To set up GCS staging with HMAC authentication in dlt:

  1. Create HMAC keys for your GCS service account by following the Google Cloud guide.

  2. Configure the HMAC keys as well as the client_email, project_id and private_key for your service account in your dlt project's ClickHouse destination settings in config.toml:

[destination.filesystem]
bucket_url = "gs://dlt-ci"

[destination.filesystem.credentials]
project_id = "a-cool-project"
client_email = "my-service-account@a-cool-project.iam.gserviceaccount.com"
private_key = "-----BEGIN PRIVATE KEY-----\nMIIEvQIBADANBgkaslkdjflasjnkdcopauihj...wEiEx7y+mx\nNffxQBqVVej2n/D93xY99pM=\n-----END PRIVATE KEY-----\n"

[destination.clickhouse.credentials]
database = "dlt"
username = "dlt"
password = "Dlt*12345789234567"
host = "localhost"
port = 9440
secure = 1
gcp_access_key_id = "JFJ$$*f2058024835jFffsadf"
gcp_secret_access_key = "DFJdwslf2hf57)%$02jaflsedjfasoi"

Note: In addition to the HMAC keys bashgcp_access_key_id and gcp_secret_access_key), you now need to provide the client_email, project_id and private_key for your service account under [destination.filesystem.credentials]. This is because the GCS staging support is now implemented as a temporary workaround and is still unoptimized.

dlt will pass these credentials to ClickHouse which will handle the authentication and GCS access.
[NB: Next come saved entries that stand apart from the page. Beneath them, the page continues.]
+    float o[kAttnC / 2];
+#pragma unroll
+    for (int i = 0; i < kAttnC / 2; ++i) o[i] = 0.f;
+    float m0 = -INFINITY, m1 = -INFINITY, l0 = 0.f, l1 = 0.f;
+    uint32_t s = 0, ph = 0;
+    mbar_wait(q_full, 0);
+#pragma unroll 1
+    for (int j = 0; j < n_tiles; ++j) {
+      float sc[kBc / 2];
+      mbar_wait(full + 8 * s, ph);
+      {
+        const uint32_t kb = ring + s * kAttnTileBytes;
+        wgmma_fence();
+        if constexpr (P == kBF16X3) {
+#pragma unroll
+          for (int cb = 0; cb < kCB; ++cb)
+#pragma unroll
+            for (int k = 0; k < 4; ++k) {
+              wgmma_kmajor<kBc, false>(sc, kdesc(q_rows + cb * kAttnQBox) + 2 * k, kdesc(kb + (kCB + cb) * kBox) + 2 * k, (cb | k) ? 1u : 0u);
+              wgmma_kmajor<kBc, false>(sc, kdesc(q_rows + (kCB + cb) * kAttnQBox) + 2 * k, kdesc(kb + cb * kBox) + 2 * k, 1u);
+            }
+        }
+#pragma unroll
+        for (int cb = 0; cb < kCB; ++cb)
+#pragma unroll
+          for (int k = 0; k < 4; ++k)
+            wgmma_kmajor<kBc, false>(sc, kdesc(q_rows + cb * kAttnQBox) + 2 * k, kdesc(kb + cb * kBox) + 2 * k, (P == kBF16X3 || cb | k) ? 1u : 0u);
+        wgmma_commit();
+        wgmma_wait<0>();
+        fence_operands(sc);
+        if (wt == 0) mbar_arrive(empty + 8 * s);
+        if (++s == (uint32_t)NS) { s = 0; ph ^= 1; }
+      }
+      float mx0 = m0, mx1 = m1;
+#pragma unroll
+      for (int i = 0; i < kBc / 8; ++i) {
+        sc[4 * i] *= p.scale_log2; sc[4 * i + 1] *= p.scale_log2;
+        sc[4 * i + 2] *= p.scale_log2; sc[4 * i + 3] *= p.scale_log2;
+        mx0 = fmaxf(mx0, fmaxf(sc[4 * i], sc[4 * i + 1]));
+        mx1 = fmaxf(mx1, fmaxf(sc[4 * i + 2], sc[4 * i + 3]));
+      }
+      mx0 = fmaxf(mx0, __shfl_xor_sync(0xffffffffu, mx0, 1));
+      mx0 = fmaxf(mx0, __shfl_xor_sync(0xffffffffu, mx0, 2));
+      mx1 = fmaxf(mx1, __shfl_xor_sync(0xffffffffu, mx1, 1));
+      mx1 = fmaxf(mx1, __shfl_xor_sync(0xffffffffu, mx1, 2));
+      float c0, c1;
+      asm("ex2.approx.ftz.f32 %0, %1;" : "=f"(c0) : "f"(m0 - mx0));
+      asm("ex2.approx.ftz.f32 %0, %1;" : "=f"(c1) : "f"(m1 - mx1));
+      m0 = mx0; m1 = mx1;
+      l0 *= c0; l1 *= c1;
+#pragma unroll
+      for (int i = 0; i < kBc / 8; ++i) {
+#pragma unroll
+        for (int e = 0; e < 4; ++e) {
+          float pe;
+          asm("ex2.approx.ftz.f32 %0, %1;" : "=f"(pe) : "f"(sc[4 * i + e] - (e < 2 ? mx0 : mx1)));
+          sc[4 * i + e] = pe;
+          if (e < 2) l0 += pe; else l1 += pe;
+        }
+      }
+#pragma unroll
+      for (int i = 0; i < kAttnC / 8; ++i) {
+        o[4 * i] *= c0; o[4 * i + 1] *= c0;
+        o[4 * i + 2] *= c1; o[4 * i + 3] *= c1;
+      }
+      uint32_t ph_[kBc / 16][4], pl_[kBc / 16][4];
+#pragma unroll
+      for (int k = 0; k < kBc / 16; ++k)
+#pragma unroll
+        for (int r = 0; r < 4; ++r) {
+          const float a = sc[8 * k + 2 * r], c = sc[8 * k + 2 * r + 1];
+          const __nv_bfloat162 h = __floats2bfloat162_rn(a, c);
+          ph_[k][r] = *reinterpret_cast<const uint32_t*>(&h);
+          if constexpr (P == kBF16X3) {
+            const float2 f = __bfloat1622float2(h);
+            const __nv_bfloat162 lo = __floats2bfloat162_rn(a - f.x, c - f.y);
+            pl_[k][r] = *reinterpret_cast<const uint32_t*>(&lo);
+          }
+        }
+      mbar_wait(full + 8 * s, ph);
+      {
+        const uint32_t vb = ring + s * kAttnTileBytes;
+        wgmma_fence();
+#pragma unroll
+        for (int k = 0; k < kBc / 16; ++k) {
+          const uint64_t vh = make_wgmma_desc(vb + k * 16 * kAttnBoxRowBytes, kBox, 1024);
+          if constexpr (P == kBF16X3) {
+            const uint64_t vl = make_wgmma_desc(vb + kCB * kBox + k * 16 * kAttnBoxRowBytes, kBox, 1024);
+            wgmma_m64n256k16_bf16_rs<1>(o, pl_[k], vh, 1u);
+            wgmma_m64n256k16_bf16_rs<1>(o, ph_[k], vl, 1u);
+          }
+          wgmma_m64n256k16_bf16_rs<1>(o, ph_[k], vh, 1u);
+        }
+        wgmma_commit();
+        wgmma_wait<0>();
+        fence_operands(o);
+        if (wt == 0) mbar_arrive(empty + 8 * s);
+        if (++s == (uint32_t)NS) { s = 0; ph ^= 1; }
+      }
+    }
+    l0 += __shfl_xor_sync(0xffffffffu, l0, 1);
+    l0 += __shfl_xor_sync(0xffffffffu, l0, 2);
+    l1 += __shfl_xor_sync(0xffffffffu, l1, 1);
+    l1 += __shfl_xor_sync(0xffffffffu, l1, 2);
+    const float inv0 = 1.f / l0, inv1 = 1.f / l1;
+    const int g = 16 * (warp & 3) + (lane >> 2), t = lane & 3;
+    const long long pitch = (long long)kParts * p.ldo;
+    __nv_bfloat16* r0 = reinterpret_cast<__nv_bfloat16*>(p.out) + ((long long)b * p.V + q0 + 64 * wg + g) * pitch + 2 * t;
+    __nv_bfloat16* r1 = r0 + 8 * pitch;
+#pragma unroll
+    for (int i = 0; i < kAttnC / 8; ++i) {
+      store_pair<P>(r0 + 8 * i, p.ldo, o[4 * i] * inv0, o[4 * i + 1] * inv0);
+      store_pair<P>(r1 + 8 * i, p.ldo, o[4 * i + 2] * inv1, o[4 * i + 3] * inv1);
+    }
+  }
+}
+
+static MapDesc attn_map(const void* base, long long ld, int max_batch, int V, int C, Precision prec, int box_rows) {
+  const int np = parts(prec);
+  MapDesc d;
+  d.base = const_cast<void*>(base);
+  d.rank = 3;
+  d.dims[0] = (uint64_t)((np - 1) * ld + C);
+  d.dims[1] = (uint64_t)V;
+  d.dims[2] = (uint64_t)max_batch;
+  d.strides[0] = (uint64_t)(np * ld * 2);
+  d.strides[1] = (uint64_t)V * np * ld * 2;
+  d.box[0] = 64; d.box[1] = (uint32_t)box_rows; d.box[2] = 1;
+  return d;
+}
+
+AttnParams make_attention_params(const void* q, const void* k, const void* v, long long ld, void* out, long long ldo,
+                                 int max_batch, int V, int C, float alpha, Precision prec) {
+  if (!attention_fused_ok(prec, C, V)) throw std::runtime_error("mdb: the fused attention kernel takes bf16 / split-bf16 rows of 256 channels over a multiple of 128 positions");
+  if (ld < C || ldo < C || (ld * 2) % 16 || (ldo * 2) % 16) throw std::runtime_error("mdb: attention row pitches must hold C channels and be multiples of 8");
+  for (const void* ptr : {q, k, v, (const void*)out})
+    if (reinterpret_cast<uintptr_t>(ptr) % 16) throw std::runtime_error("mdb: attention operands must be 16-byte aligned");
+  AttnParams p{};
+  const int bc = prec == kBF16X3 ? AttnCfg<kBF16X3>::kBc : AttnCfg<kBF16>::kBc;
+  encode_map(&p.qmap, prec, attn_map(q, ld, max_batch, V, C, prec, kAttnBlockQ));
+  encode_map(&p.kmap, prec, attn_map(k, ld, max_batch, V, C, prec, bc));
+  encode_map(&p.vmap, prec, attn_map(v, ld, max_batch, V, C, prec, bc));
+  p.out = out; p.ldo = ldo; p.ld = ld; p.V = V; p.max_batch = max_batch;
+  p.scale_log2 = alpha * 1.4426950408889634f;
+  p.prec = prec;
+  return p;
+}
+
+template <Precision P>
+static void launch_impl(const AttnParams& p, int B, cudaStream_t s) {
+  static bool configured[64] = {};
+  auto kern = attention_fused_kernel<P>;
+  int dev = 0;
+  MDB_CUDA_CHECK(cudaGetDevice(&dev));
+  if (dev >= 64 || !configured[dev]) {
+    MDB_CUDA_CHECK(cudaFuncSetAttribute(kern, cudaFuncAttributeMaxDynamicSharedMemorySize, AttnCfg<P>::kSmem));
+    if (dev < 64) configured[dev] = true;
+  }
+  kern<<<dim3(p.V / kAttnBlockQ, B), kAttnThreads, AttnCfg<P>::kSmem, s>>>(p);
+  MDB_CUDA_CHECK(cudaGetLastError());
+}
+
+void launch_attention(const AttnParams& p, int B, cudaStream_t s) {
+  if (B < 1 || B > p.max_batch) throw std::runtime_error("mdb: attention batch out of range");
+  if (p.prec == kBF16X3) launch_impl<kBF16X3>(p, B, s);
+  else launch_impl<kBF16>(p, B, s);
+}
+
+}
diff --git a/meshdiffusion_b200/csrc/attention.h b/meshdiffusion_b200/csrc/attention.h
--- /dev/null
+++ b/meshdiffusion_b200/csrc/attention.h
@@ -0,0 +1,31 @@
+#pragma once
+#include <cuda.h>
+#include <cuda_runtime.h>
+#include "act_format.cuh"
+
+namespace mdb {
+
+constexpr int kAttnC = 256;
+constexpr int kAttnBlockQ = 128;
+constexpr int kAttnMinCtas = 64;
+
+struct AttnParams {
+  CUtensorMap qmap, kmap, vmap;
+  void* out;
+  long long ldo;
+  long long ld;
+  int V;
+  int max_batch;
+  float scale_log2;
+  Precision prec;
+};
+
+inline bool attention_fused_ok(Precision prec, int C, long long V) {
+  return prec != kTF32 && C == kAttnC && V % kAttnBlockQ == 0;
+}
+
+AttnParams make_attention_params(const void* q, const void* k, const void* v, long long ld, void* out, long long ldo,
+                                 int max_batch, int V, int C, float alpha, Precision prec);
+void launch_attention(const AttnParams& p, int B, cudaStream_t s);
+
+}
diff --git a/meshdiffusion_b200/csrc/ptx.cuh b/meshdiffusion_b200/csrc/ptx.cuh
--- a/meshdiffusion_b200/csrc/ptx.cuh
+++ b/meshdiffusion_b200/csrc/ptx.cuh
@@ -150,6 +150,17 @@
       "%128, %129, p, 1, 1, %131, %132;\n\t}"
       : "+f"(d[0]), "+f"(d[1]), "+f"(d[2]), "+f"(d[3]), "+f"(d[4]), "+f"(d[5]), "+f"(d[6]), "+f"(d[7]), "+f"(d[8]), "+f"(d[9]), "+f"(d[10]), "+f"(d[11]), "+f"(d[12]), "+f"(d[13]), "+f"(d[14]), "+f"(d[15]), "+f"(d[16]), "+f"(d[17]), "+f"(d[18]), "+f"(d[19]), "+f"(d[20]), "+f"(d[21]), "+f"(d[22]), "+f"(d[23]), "+f"(d[24]), "+f"(d[25]), "+f"(d[26]), "+f"(d[27]), "+f"(d[28]), "+f"(d[29]), "+f"(d[30]), "+f"(d[31]), "+f"(d[32]), "+f"(d[33]), "+f"(d[34]), "+f"(d[35]), "+f"(d[36]), "+f"(d[37]), "+f"(d[38]), "+f"(d[39]), "+f"(d[40]), "+f"(d[41]), "+f"(d[42]), "+f"(d[43]), "+f"(d[44]), "+f"(d[45]), "+f"(d[46]), "+f"(d[47]), "+f"(d[48]), "+f"(d[49]), "+f"(d[50]), "+f"(d[51]), "+f"(d[52]), "+f"(d[53]), "+f"(d[54]), "+f"(d[55]), "+f"(d[56]), "+f"(d[57]), "+f"(d[58]), "+f"(d[59]), "+f"(d[60]), "+f"(d[61]), "+f"(d[62]), "+f"(d[63]), "+f"(d[64]), "+f"(d[65]), "+f"(d[66]), "+f"(d[67]), "+f"(d[68]), "+f"(d[69]), "+f"(d[70]), "+f"(d[71]), "+f"(d[72]), "+f"(d[73]), "+f"(d[74]), "+f"(d[75]), "+f"(d[76]), "+f"(d[77]), "+f"(d[78]), "+f"(d[79]), "+f"(d[80]), "+f"(d[81]), "+f"(d[82]), "+f"(d[83]), "+f"(d[84]), "+f"(d[85]), "+f"(d[86]), "+f"(d[87]), "+f"(d[88]), "+f"(d[89]), "+f"(d[90]), "+f"(d[91]), "+f"(d[92]), "+f"(d[93]), "+f"(d[94]), "+f"(d[95]), "+f"(d[96]), "+f"(d[97]), "+f"(d[98]), "+f"(d[99]), "+f"(d[100]), "+f"(d[101]), "+f"(d[102]), "+f"(d[103]), "+f"(d[104]), "+f"(d[105]), "+f"(d[106]), "+f"(d[107]), "+f"(d[108]), "+f"(d[109]), "+f"(d[110]), "+f"(d[111]), "+f"(d[112]), "+f"(d[113]), "+f"(d[114]), "+f"(d[115]), "+f"(d[116]), "+f"(d[117]), "+f"(d[118]), "+f"(d[119]), "+f"(d[120]), "+f"(d[121]), "+f"(d[122]), "+f"(d[123]), "+f"(d[124]), "+f"(d[125]), "+f"(d[126]), "+f"(d[127])
       : "l"(a), "l"(b), "r"(scale_d), "n"(TA), "n"(TB));
+}
+
+template <int TB>
+__device__ __forceinline__ void wgmma_m64n256k16_bf16_rs(float (&d)[128], const uint32_t (&a)[4], uint64_t b, uint32_t scale_d) {
+  asm volatile(
+      "{\n\t.reg .pred p;\n\tsetp.ne.b32 p, %133, 0;\n\t"
+      "wgmma.mma_async.sync.aligned.m64n256k16.f32.bf16.bf16 "
+      "{%0, %1, %2, %3, %4, %5, %6, %7, %8, %9, %10, %11, %12, %13, %14, %15, %16, %17, %18, %19, %20, %21, %22, %23, %24, %25, %26, %27, %28, %29, %30, %31, %32, %33, %34, %35, %36, %37, %38, %39, %40, %41, %42, %43, %44, %45, %46, %47, %48, %49, %50, %51, %52, %53, %54, %55, %56, %57, %58, %59, %60, %61, %62, %63, %64, %65, %66, %67, %68, %69, %70, %71, %72, %73, %74, %75, %76, %77, %78, %79, %80, %81, %82, %83, %84, %85, %86, %87, %88, %89, %90, %91, %92, %93, %94, %95, %96, %97, %98, %99, %100, %101, %102, %103, %104, %105, %106, %107, %108, %109, %110, %111, %112, %113, %114, %115, %116, %117, %118, %119, %120, %121, %122, %123, %124, %125, %126, %127}, "
+      "{%128, %129, %130, %131}, %132, p, 1, 1, %134;\n\t}"
+      : "+f"(d[0]), "+f"(d[1]), "+f"(d[2]), "+f"(d[3]), "+f"(d[4]), "+f"(d[5]), "+f"(d[6]), "+f"(d[7]), "+f"(d[8]), "+f"(d[9]), "+f"(d[10]), "+f"(d[11]), "+f"(d[12]), "+f"(d[13]), "+f"(d[14]), "+f"(d[15]), "+f"(d[16]), "+f"(d[17]), "+f"(d[18]), "+f"(d[19]), "+f"(d[20]), "+f"(d[21]), "+f"(d[22]), "+f"(d[23]), "+f"(d[24]), "+f"(d[25]), "+f"(d[26]), "+f"(d[27]), "+f"(d[28]), "+f"(d[29]), "+f"(d[30]), "+f"(d[31]), "+f"(d[32]), "+f"(d[33]), "+f"(d[34]), "+f"(d[35]), "+f"(d[36]), "+f"(d[37]), "+f"(d[38]), "+f"(d[39]), "+f"(d[40]), "+f"(d[41]), "+f"(d[42]), "+f"(d[43]), "+f"(d[44]), "+f"(d[45]), "+f"(d[46]), "+f"(d[47]), "+f"(d[48]), "+f"(d[49]), "+f"(d[50]), "+f"(d[51]), "+f"(d[52]), "+f"(d[53]), "+f"(d[54]), "+f"(d[55]), "+f"(d[56]), "+f"(d[57]), "+f"(d[58]), "+f"(d[59]), "+f"(d[60]), "+f"(d[61]), "+f"(d[62]), "+f"(d[63]), "+f"(d[64]), "+f"(d[65]), "+f"(d[66]), "+f"(d[67]), "+f"(d[68]), "+f"(d[69]), "+f"(d[70]), "+f"(d[71]), "+f"(d[72]), "+f"(d[73]), "+f"(d[74]), "+f"(d[75]), "+f"(d[76]), "+f"(d[77]), "+f"(d[78]), "+f"(d[79]), "+f"(d[80]), "+f"(d[81]), "+f"(d[82]), "+f"(d[83]), "+f"(d[84]), "+f"(d[85]), "+f"(d[86]), "+f"(d[87]), "+f"(d[88]), "+f"(d[89]), "+f"(d[90]), "+f"(d[91]), "+f"(d[92]), "+f"(d[93]), "+f"(d[94]), "+f"(d[95]), "+f"(d[96]), "+f"(d[97]), "+f"(d[98]), "+f"(d[99]), "+f"(d[100]), "+f"(d[101]), "+f"(d[102]), "+f"(d[103]), "+f"(d[104]), "+f"(d[105]), "+f"(d[106]), "+f"(d[107]), "+f"(d[108]), "+f"(d[109]), "+f"(d[110]), "+f"(d[111]), "+f"(d[112]), "+f"(d[113]), "+f"(d[114]), "+f"(d[115]), "+f"(d[116]), "+f"(d[117]), "+f"(d[118]), "+f"(d[119]), "+f"(d[120]), "+f"(d[121]), "+f"(d[122]), "+f"(d[123]), "+f"(d[124]), "+f"(d[125]), "+f"(d[126]), "+f"(d[127])
+      : "r"(a[0]), "r"(a[1]), "r"(a[2]), "r"(a[3]), "l"(b), "r"(scale_d), "n"(TB));
 }
 
 template <int N, bool TF32>
diff --git a/meshdiffusion_b200/csrc/unet.cu b/meshdiffusion_b200/csrc/unet.cu
--- a/meshdiffusion_b200/csrc/unet.cu
+++ b/meshdiffusion_b200/csrc/unet.cu
@@ -1,4 +1,5 @@
 #include "unet.h"
+#include "attention.h"
 #include <algorithm>
 #include <cmath>
 
@@ -245,40 +246,56 @@
     gemm_step(steps_, g);
   }
   release(hn);
-  TensP vT = new_act(C, R, false);
-  {
-    const void* src = qkv->ptr; void* dst = vT->ptr;
-    if (prec_ == kBF16X3) {
-      add_step("attn" + std::to_string(midx) + ".vT", [=](cudaStream_t s, int B) {
-        launch_transpose_vc(src, 6 * C, 2 * C, dst, B, V, C, es, s, 2 * V);
-        launch_transpose_vc(src, 6 * C, 5 * C, (__nv_bfloat16*)dst + V, B, V, C, es, s, 2 * V);
-      });
-    } else
-    add_step("attn" + std::to_string(midx) + ".vT", [=](cudaStream_t s, int B) { launch_transpose_vc(src, 3 * C, 2 * C, dst, B, V, C, es, s); });
-  }
-  auto S = std::make_shared<Tens>();
-  S->bytes = (size_t)mb * V * V * 4;
-  S->off = arena_.alloc(S->bytes);
-  S->ptr = at(S->off);
-  TensP O = new_act(C, R, false);
-  GemmOp* gqk = new_gemm("attn" + std::to_string(midx) + ".qk");
-  gqk->set_output_strided(prec_, V, 1, 1, mb, V, S->ptr, V, 0, 0, (long long)V * V, true);
-  Act q; q.ptr = qkv->ptr; q.C = C; q.ld = 3 * C; q.X = V; q.Y = 1; q.Z = 1; q.B = mb;
-  gqk->add_pointwise_w({q}, nullptr);
-  gqk->set_b_activation((char*)qkv->ptr + (size_t)C * es, C, V, mb, 3 * C, (long long)V * 3 * C);
-  gqk->set_alpha(1.0f / std::sqrt((float)C));
-  gemm_step(steps_, gqk);
-  float* sp = (float*)S->ptr; const Precision pr = prec_;
-  add_step("attn" + std::to_string(midx) + ".softmax", [=](cudaStream_t s, int B) { launch_softmax_rows(sp, (long long)B * V, V, pr, s); });
-  GemmOp* gpv = new_gemm("attn" + std::to_string(midx) + ".pv");
-  gpv->set_output_strided(prec_, V, 1, 1, mb, C, O->ptr, C, 0, 0, (long long)V * C, false);
-  Act pa; pa.ptr = S->ptr; pa.C = V; pa.ld = (prec_ == kBF16) ? 2 * V : V; pa.X = V; pa.Y = 1; pa.Z = 1; pa.B = mb;
-  gpv->add_pointwise_w({pa}, nullptr);
-  gpv->set_b_activation(vT->ptr, V, C, mb, V, (long long)C * V);
-  gemm_step(steps_, gpv);
-  if (!train_) arena_.release(S->off);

There is active work in progress to simplify and improve the GCS staging setup for the ClickHouse dlt destination in the future. Proper GCS staging support is being tracked in these GitHub issues:

  • Make filesystem destination work with gcs in s3 compatibility mode
  • Google Cloud Storage staging area support

dbt Support

Integration with dbt is generally supported via dbt-clickhouse.

Syncing of dlt state

This destination fully supports dlt state sync.